ABV (alcohol by volume) is the percentage of the total liquid that is pure ethanol. Proof is an older system still used in the United States, where proof = 2 x ABV. So a spirit labelled 80 proof is 40% ABV. In the UK and most of Europe all labels use ABV. This calculator uses ABV throughout.
Does food affect how quickly I process alcohol?
Food slows the rate at which alcohol is absorbed from the stomach into the bloodstream, which reduces peak blood alcohol concentration, but it does not speed up the liver's metabolism of ethanol. The processing rate of roughly one UK unit per hour applies once the alcohol is in the bloodstream - food just spreads out the absorption phase, so you feel the effects more gradually and peak later.
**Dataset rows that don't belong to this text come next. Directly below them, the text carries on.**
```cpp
extern "C" int clc_conv2d_wgrad(const clc_wgrad_desc* d, clc_stream_t stream) {
  if (d && d->ks == 5) return clc_conv5_wgrad_launch(d, (hipStream_t)stream);
  Pending e;
  e.d = d;
  int rc = prepare(d, e.pl, e.p);
  if (rc < 0) return rc;
  int n = 1;
  if ((rc = flush(&e, n, (hipStream_t)stream)) < 0) return rc;
  return variant_id(e.pl);
}

extern "C" int clc_conv2d_wgrad_batched(const clc_wgrad_desc* descs, int count, clc_stream_t stream) {
  CLC_CHECK(descs && count >= 0, "clc_conv2d_wgrad_batched: bad arguments");
  Pending pend[kMaxGroup];
  int n = 0, rc;
  for (int i = 0; i < count; ++i) {
    const clc_wgrad_desc* d = descs + i;
    bool clash = n == kMaxGroup;
    for (int j = 0; j < n && !clash; ++j)
      clash = pend[j].d->dw == d->dw || (d->dbias && pend[j].d->dbias == d->dbias) || pend[j].d->workspace == d->workspace;
    if (clash && (rc = flush(pend, n, (hipStream_t)stream)) < 0) return rc;
    pend[n].d = d;
    if ((rc = prepare(d, pend[n].pl, pend[n].p)) < 0) return rc;
    ++n;
  }
  return flush(pend, n, (hipStream_t)stream);
}

extern "C" int clc_conv2d_wgrad_variant(const clc_wgrad_desc* d) {
  if (!d) return -1;
  if (d->ks == 5) return 5;
  return variant_id(make_plan(d));
}

extern "C" size_t clc_conv2d_wgrad_group_workspace_bytes(void) { return sk_total_floats() * sizeof(float); }

extern "C" size_t clc_conv2d_wgrad_sk_workspace_bytes(const clc_wgrad_desc* d) {
  if (!d) return 0;
  if (d->ks == 5) return clc_conv5_wgrad_workspace_bytes(d);
  if (clc_tuning[CLC_TUNE_WGRAD_STREAMK] && !make_plan(d).small) return 0;
  return clc_conv2d_wgrad_workspace_bytes(d);
}

extern "C" int clc_conv2d_wgrad_batched_sk(const clc_wgrad_desc* descs, int count, void* group_workspace, size_t group_workspace_bytes,
                                          clc_stream_t stream) {
  CLC_CHECK(descs && count >= 0, "clc_conv2d_wgrad_batched_sk: bad arguments");
  CLC_CHECK(group_workspace && group_workspace_bytes >= clc_conv2d_wgrad_group_workspace_bytes() && aligned16(group_workspace),
            "clc_conv2d_wgrad_batched_sk: group workspace too small / unaligned");
  if (!clc_tuning[CLC_TUNE_WGRAD_STREAMK]) return clc_conv2d_wgrad_batched(descs, count, stream);
  Pending pend[kMaxGroup];
  int n = 0, rc;
  for (int i = 0; i < count; ++i) {
    const clc_wgrad_desc* d = descs + i;
    bool clash = n == kMaxGroup;
    for (int j = 0; j < n && !clash; ++j)
      clash = pend[j].d->dw == d->dw || (d->dbias && pend[j].d->dbias == d->dbias) || (d->workspace && pend[j].d->workspace == d->workspace);
    if (clash && (rc = flush_sk(pend, n, (float*)group_workspace, (hipStream_t)stream)) < 0) return rc;
    pend[n].d = d;
    if ((rc = prepare(d, pend[n].pl, pend[n].p, true)) < 0) return rc;
    ++n;
  }
  return flush_sk(pend, n, (float*)group_workspace, (hipStream_t)stream);
}
```

### clc_amd/csrc/rans_host.cpp

```cpp
#include <cmath>
#include <cstdint>
#include <cstdio>
#include <cstdlib>
#include <cstring>
#include <new>
#include <stdarg.h>
#include <vector>

#include "../../include/clc_hip.h"

static thread_local char g_err[512] = "";
void clc_set_error(const char* fmt, ...) {
  va_list ap;
  va_start(ap, fmt);
  vsnprintf(g_err, sizeof(g_err), fmt, ap);
  va_end(ap);
}
extern "C" const char* clc_last_error(void) { return g_err; }
extern "C" int clc_version(void) { return 200; }
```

How many calories are in a glass of wine or a pint of beer?
A 175 ml glass of 12.5% ABV wine contains about 175 x 0.125 x 0.789 x 7 = roughly 121 kcal from ethanol alone. Residual sugars in the wine add another 10-30 kcal depending on whether it is dry or sweet. A 568 ml pint of 4.5% lager yields about 141 kcal from ethanol plus around 100 kcal from carbohydrates, totalling roughly 240 kcal. These are estimates because exact figures vary by brand and fermentation profile.
What is binge drinking?
In the UK, binge drinking is commonly defined as drinking more than 6 units in a single session for women or more than 8 units for men. That is roughly half a bottle of wine or two and a half pints of standard lager in one sitting. The definition varies between countries, but most use a single-session threshold of 4-5 standard drinks in the US (about 56-70 g ethanol). Binge drinking increases short-term risks such as accidents, injuries, alcohol poisoning, and risky behaviour regardless of the weekly total.
Can I sober up faster by drinking coffee or water?
No. Coffee, water, exercise, and cold showers do not increase the rate at which your liver breaks down ethanol. They can reduce some symptoms of intoxication - water prevents dehydration, and coffee temporarily counters drowsiness - but your blood alcohol concentration falls at the same fixed rate regardless. The only thing that lowers it is time.